# Moggs Eye Anderby creek Lincs



## lindybell

We have had a camper van for the last thirty years and have done our share of wild camping all over Great Britain and Europe.

Last week we spent a few days in Lincolnshire on CL's mainly. We spent a great day at Huttoft Car Terrace after the recommendations on this forum.

We thought we would have a look at Moggs Eye car park. We saw about 12 vans and a few cars. We arrived about 6pm and began to get a meal together, we did park away from the van with a loud generator going continually. A van pulled up with a trailer and out came 4 dogs, some children two mini motor bikes, large motor bike cycles and tents. 

The tents were put up even though the signs do say NO CAMPING and then wood was gathered and a bonfire lit near to the van. On the opposite side another bonfire was then lit (and we are not talking about barbecues these were proper bonfires). After a while there was a bang and something had blown up on the bonfire, we thought that something had hit our van.

We thought it was probably best at that point to go back to the CL we had used the previous night.

SO we left the music playing, the generators running and the dogs barking and headed for some peace and quiet.

My main point is that this is a nice spot but how long will it be before local residents complain and the height barriers and 'No Campervan' signs will be erected all along that stretch of coast and spoil it for everyone?

It is getting harder to find welcoming councils as it is. We used to park at the Queens Park in MAblethorpe and pay £5 for the day but this year MotorCaravans have been banned and an area for three vans only have been made behind the Co-op.

If this is wild camping I think we will certainly give it a miss in the future.

Lindybell


----------



## wooly

SH..SH..SH, Keep quiet, we don't want everybody to know about the quietest most lovely sandy beaches in the country
Michael


----------



## peejay

Very sorry to hear about that Lindy;

Thats the problem with wildcamping, its usually tolerated if you are discreet, just spend the odd night, and don't leave any trace of your presence which is obviously not the case here..

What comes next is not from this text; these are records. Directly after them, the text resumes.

@@ -1215,8 +1254,17 @@
 }
 template <bool LDLT>
 __global__ __launch_bounds__(POTRF_THREADS) void k_potrf_diag(double* __restrict__ A, int lda, int nb, int kglobal, int* __restrict__ info, double* __restrict__ rdiag,
-                                                              double* __restrict__ dvec, double* __restrict__ pack, double* __restrict__ w16, long long* __restrict__ ts)
-{
+                                                              double* __restrict__ dvec, double* __restrict__ pack, double* __restrict__ w16, long long* __restrict__ ts,
+                                                              int reset_info, int* __restrict__ clear_words, SyrkArgs red, int red_rem)
+{
+    if (blockIdx.x > 0) {
+        constexpr int PER_TILE = TS * TS / POTRF_THREADS;
+        const int q = (int)blockIdx.x - 1;
+        if (q / PER_TILE < red_rem) syrk_tail_reduce_element<EPI_ASSEMBLE>(red, q / PER_TILE, (q % PER_TILE) * POTRF_THREADS + (int)threadIdx.x);
+        return;
+    }
+    if (clear_words && threadIdx.x < 12 && clear_words + threadIdx.x != info) clear_words[threadIdx.x] = 0;
+    if (reset_info && threadIdx.x == 0) *info = -1;
     potrf_diag_body<LDLT>(A, lda, nb, kglobal, info, rdiag, dvec, pack, w16, ts);
 }
 __global__ __launch_bounds__(POTRF_THREADS) void k_potrf_diag_fronts(const FrontJob* __restrict__ jobs, int panel, int* __restrict__ info, double* __restrict__ rdiag)
@@ -1227,15 +1275,19 @@
     potrf_diag_body<true>(j.F + k + (size_t)k * j.f, j.f, nb, j.first + k, info, rdiag, j.dvec + k, rs > 0 ? j.pack : nullptr, nullptr, nullptr, min(8, (nb + 15) >> 4));
 }
 
-void launch_potrf_diag(bool ldlt, double* A, int lda, int nb, int kglobal, int* info, double* rdiag, double* dvec, double* pack, double* w16, hipStream_t s, long long* ts)
-{
+void launch_potrf_diag(bool ldlt, double* A, int lda, int nb, int kglobal, int* info, double* rdiag, double* dvec, double* pack, double* w16, hipStream_t s, long long* ts,
+                       bool reset_info, int* clear_words, const SyrkTailReduce* reduce)
+{
+    const int red_rem = reduce ? reduce->rem : 0;
+    const SyrkArgs red = red_rem > 0 ? reduce->a : SyrkArgs();
+    const dim3 grid(1 + red_rem * (TS * TS / POTRF_THREADS));
     static PerDeviceOnce attr_set;
     attr_set([&] {
         PQ_HIP(hipFuncSetAttribute(reinterpret_cast<const void*>(k_potrf_diag<false>), hipFuncAttributeMaxDynamicSharedMemorySize, POTRF_LDS_BYTES));
         PQ_HIP(hipFuncSetAttribute(reinterpret_cast<const void*>(k_potrf_diag<true>), hipFuncAttributeMaxDynamicSharedMemorySize, POTRF_LDS_BYTES));
     });
-    if (ldlt) hipLaunchKernelGGL(k_potrf_diag<true>, dim3(1), dim3(POTRF_THREADS), POTRF_LDS_BYTES, s, A, lda, nb, kglobal, info, rdiag, dvec, pack, w16, ts);
-    else hipLaunchKernelGGL(k_potrf_diag<false>, dim3(1), dim3(POTRF_THREADS), POTRF_LDS_BYTES, s, A, lda, nb, kglobal, info, rdiag, dvec, pack, w16, ts);
+    if (ldlt) hipLaunchKernelGGL(k_potrf_diag<true>, grid, dim3(POTRF_THREADS), POTRF_LDS_BYTES, s, A, lda, nb, kglobal, info, rdiag, dvec, pack, w16, ts, reset_info ? 1 : 0, clear_words, red, red_rem);
+    else hipLaunchKernelGGL(k_potrf_diag<false>, grid, dim3(POTRF_THREADS), POTRF_LDS_BYTES, s, A, lda, nb, kglobal, info, rdiag, dvec, pack, w16, ts, reset_info ? 1 : 0, clear_words, red, red_rem);
     PQ_HIP(hipGetLastError());
 }
 
@@ -1935,7 +1987,7 @@
 bool chol_prepare(int n) { return chol_persistent_supported(n) && chol_plan(n / FACTOR_NB) != nullptr; }
 size_t chol_flag_ints(int n) { const size_t T = (size_t)(n / FACTOR_NB); return 12 + 2 * T * T + 10 * T + 1; }
 bool launch_chol_persistent(bool ldlt, double* A, double* side, int lda, int n, int* info, double* rdiag, double* dvec, double* pack2, double* w16, double* scratch, int* fuse_flags, int* fuse_cnt,
-                            int token_base, int* flags, int gen, int fcount, hipStream_t s)
+                            int token_base, int* flags, int gen, int fcount, hipStream_t s, bool words_cleared)
 {
     const int T = n / FACTOR_NB;
     const CholPlan* P = chol_plan(T);
@@ -1957,7 +2009,7 @@
     c.gen = gen; c.fcount = fcount; c.split_thr = chol_split_thr();
     c.trace = want_trace ? trace_d : nullptr;
     if (want_trace) PQ_HIP(hipMemsetAsync(trace_d, 0, trace_n * sizeof(long long), s));
-    PQ_HIP(hipMemsetAsync(flags, 0, 12 * sizeof(int), s));
+    if (!words_cleared) PQ_HIP(hipMemsetAsync(flags, 0, 12 * sizeof(int), s));
     hipLaunchKernelGGL(k_chol_persistent, dim3(P->grid), dim3(CHOL_THREADS), FUSED_LDS_BYTES, s, c);
     PQ_HIP(hipGetLastError());
     if (want_trace) {
diff --git a/piqp_amd/csrc/dense_kernels.hpp b/piqp_amd/csrc/dense_kernels.hpp
--- a/piqp_amd/csrc/dense_kernels.hpp
+++ b/piqp_amd/csrc/dense_kernels.hpp
@@ -48,22 +48,28 @@
     long long* fuse_ts = nullptr;
 };
 
-void launch_syrk(int epi, const SyrkArgs& args, hipStream_t s, double* split_ws = nullptr, size_t split_ws_doubles = 0);
+struct SyrkTailReduce {
+    SyrkArgs a;
+    int rem = 0;
+};
+void launch_syrk(int epi, const SyrkArgs& args, hipStream_t s, double* split_ws = nullptr, size_t split_ws_doubles = 0, SyrkTailReduce* defer = nullptr);
 size_t syrk_split_workspace_doubles(int n, int kdim);
 void syrk_debug_plan(int n, int kdim, bool with_workspace, int out[6]);
 void syrk_prepare(int n);
 void launch_assemble_no_g(int n, const double* Pf, const double* x_reg, const double* ATA, double dinv, double* C, hipStream_t s);
 void launch_potrf_diag(bool ldlt, double* A, int lda, int nb, int kglobal, int* info, double* rdiag, double* dvec, double* pack, double* w16, hipStream_t s,
-                       long long* ts = nullptr);
+                       long long* ts = nullptr,
+                       bool reset_info = false, int* clear_words = nullptr, const SyrkTailReduce* reduce = nullptr);
 double microbench_potrf_block(bool ldlt, int reps, long long* stamps64, hipStream_t s);
 int debug_potrf_block(bool ldlt, int nb, int reps, const double* A_host, double* L_host, double* rdiag_host, double* dvec_host, double* pack_host, int* info_host, hipStream_t s);
 void launch_trsm_panel(bool ldlt, double* A, int lda, int k0, int nb, int n, const double* pack, const double* rdiag, hipStream_t s);
 bool chol_persistent_supported(int n);
 bool chol_prepare(int n);
 size_t chol_flag_ints(int n);
+constexpr int CHOL_ABORT_WORD = 1, CHOL_INFO_WORD = 2;
 int chol_debug_plan(int T, int* out5, int capacity_tasks);
 bool launch_chol_persistent(bool ldlt, double* A, double* side, int lda, int n, int* info, double* rdiag, double* dvec, double* pack2, double* w16, double* scratch, int* fuse_flags, int* fuse_cnt,
-                            int token_base, int* flags, int gen, int fcount, hipStream_t s);
+                            int token_base, int* flags, int gen, int fcount, hipStream_t s, bool words_cleared = false);
 size_t trsv_poll_doubles(int n);
 void launch_trsv_poll_init(double* ypoll, int n, hipStream_t s);
 void launch_trsv(const double* L, int ld, int n, double* x, const double* rdiag, bool ldlt, double* ypoll, int* ctl, const double* w16, hipStream_t s, long long* ts = nullptr,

Unfortunately its a fact of life that there will always be some that spoil it for the rest.

Just down the road at Huttoft car Terrace that you mention, we witnessed several vans, who had stayed for the day, pack up to leave and then nonchalantly dump all their waste water onto the concrete parking area before driving off. God knows what all the people parked up in their cars must have thought was coming out of the pipes but I can imagine alot thought it might be toilet waste.
Another nail in the wildcamping coffin  

Unfortunately I might be partly to blame in your instance as I entered Moggs Eye into the database (and its peedee's fault for entering Huttoft Car Terrace :lol: )

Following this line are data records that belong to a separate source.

static inline bool grad_buffer_too_large(const tt_render_cfg* cfg) {
    return (long long)cfg->n_prompts * 6 * cfg->plane_h * cfg->plane_w * TT_C * 4 >= (1LL << 32) - 256;
}

#ifdef TT_TUNING
extern unsigned long long* g_phase_cycles;
#endif
static __global__ __launch_bounds__(256) void k_absmax4(const f32x4* __restrict__ x, long long seg4, long long seg_stride4,
                                                 unsigned* __restrict__ out0, unsigned* __restrict__ out1) {
    const f32x4* seg = x + (long long)blockIdx.y * seg_stride4;
    const long long stride = (long long)gridDim.x * blockDim.x;
    float m0 = 0.f, m1 = 0.f;
    long long e = (long long)blockIdx.x * blockDim.x + threadIdx.x;
    for (; e + 3 * stride < seg4; e += 4 * stride) {
        const f32x4 a = seg[e], b = seg[e + stride], c = seg[e + 2 * stride], d = seg[e + 3 * stride];
        m0 = fmaxf(fmaxf(m0, __builtin_fabsf(a[0])), fmaxf(__builtin_fabsf(b[0]), fmaxf(__builtin_fabsf(c[0]), __builtin_fabsf(d[0]))));
#pragma unroll
        for (int k = 1; k < 4; ++k)
            m1 = fmaxf(fmaxf(m1, __builtin_fabsf(a[k])), fmaxf(__builtin_fabsf(b[k]), fmaxf(__builtin_fabsf(c[k]), __builtin_fabsf(d[k]))));
    }
    for (; e < seg4; e += stride) {
        const f32x4 v = seg[e];
        m0 = fmaxf(m0, __builtin_fabsf(v[0]));
        m1 = fmaxf(m1, fmaxf(__builtin_fabsf(v[1]), fmaxf(__builtin_fabsf(v[2]), __builtin_fabsf(v[3]))));
    }
    if (!out1) m0 = fmaxf(m0, m1);
    __shared__ unsigned w[2];
    if (threadIdx.x < 2) w[threadIdx.x] = 0u;
    __syncthreads();
    for (int o = 32; o > 0; o >>= 1) {
        m0 = fmaxf(m0, __shfl_xor(m0, o));
        m1 = fmaxf(m1, __shfl_xor(m1, o));
    }
    if ((threadIdx.x & 63) == 0) {
        atomicMax(&w[0], __builtin_bit_cast(unsigned, m0));
        atomicMax(&w[1], __builtin_bit_cast(unsigned, m1));
    }
    __syncthreads();
    if (threadIdx.x == 0) {
        if (w[0] > __hip_atomic_load(out0, __ATOMIC_RELAXED, __HIP_MEMORY_SCOPE_AGENT)) atomicMax(out0, w[0]);
        if (out1 && w[1] > __hip_atomic_load(out1, __ATOMIC_RELAXED, __HIP_MEMORY_SCOPE_AGENT)) atomicMax(out1, w[1]);
    }
}
static __global__ __launch_bounds__(256) void k_absmax1(const float* __restrict__ x, long long n, unsigned* __restrict__ out) {
    float m = 0.f;
    for (long long e = (long long)blockIdx.x * blockDim.x + threadIdx.x; e < n; e += (long long)gridDim.x * blockDim.x)
        m = fmaxf(m, __builtin_fabsf(x[e]));
    for (int o = 32; o > 0; o >>= 1) m = fmaxf(m, __shfl_xor(m, o));
    __shared__ unsigned w;
    if (threadIdx.x == 0) w = 0u;
    __syncthreads();
    if ((threadIdx.x & 63) == 0) atomicMax(&w, __builtin_bit_cast(unsigned, m));
    __syncthreads();
    if (threadIdx.x == 0 && w > __hip_atomic_load(out, __ATOMIC_RELAXED, __HIP_MEMORY_SCOPE_AGENT)) atomicMax(out, w);
}
static inline unsigned absmax_blocks(long long n) {
    long long b = (n + 256 * 8 - 1) / (256 * 8);
    return (unsigned)(b < 1 ? 1 : (b > 1024 ? 1024 : b));
}
static inline void launch_planes_bound(const float* packed, const tt_render_cfg& cfg, int first_plane, unsigned* out,
                                hipStream_t s) {
    const long long hw4 = (long long)cfg.plane_h * cfg.plane_w * TT_C / 4;
    hipLaunchKernelGGL(k_absmax4, dim3(absmax_blocks(3 * hw4), (unsigned)cfg.n_prompts), dim3(256), 0, s,
                       reinterpret_cast<const f32x4*>(packed) + first_plane * hw4, 3 * hw4, 6 * hw4, out,
                       (unsigned*)nullptr);
}

static inline bool use_wg16(const tt_render_cfg& cfg) { return !(cfg.flags & TT_R_EXACT_F32); }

Seriously though - I do some admin for our stoppover database and say this with a heavy heart, but I do now think very carefully about entering any particularly nice parking/wildcamping spots for the future for fear of them being abused by the narrow minded few.

Pete


----------



## JLO

Aahh! We wondered why there were so many motorhomes at Huttoft now! It is about 25 minutes drive for us so we go at weekends with the dog and have often commented about how many motorhomes there are now.


Well at least that mystery has been cleared up for me.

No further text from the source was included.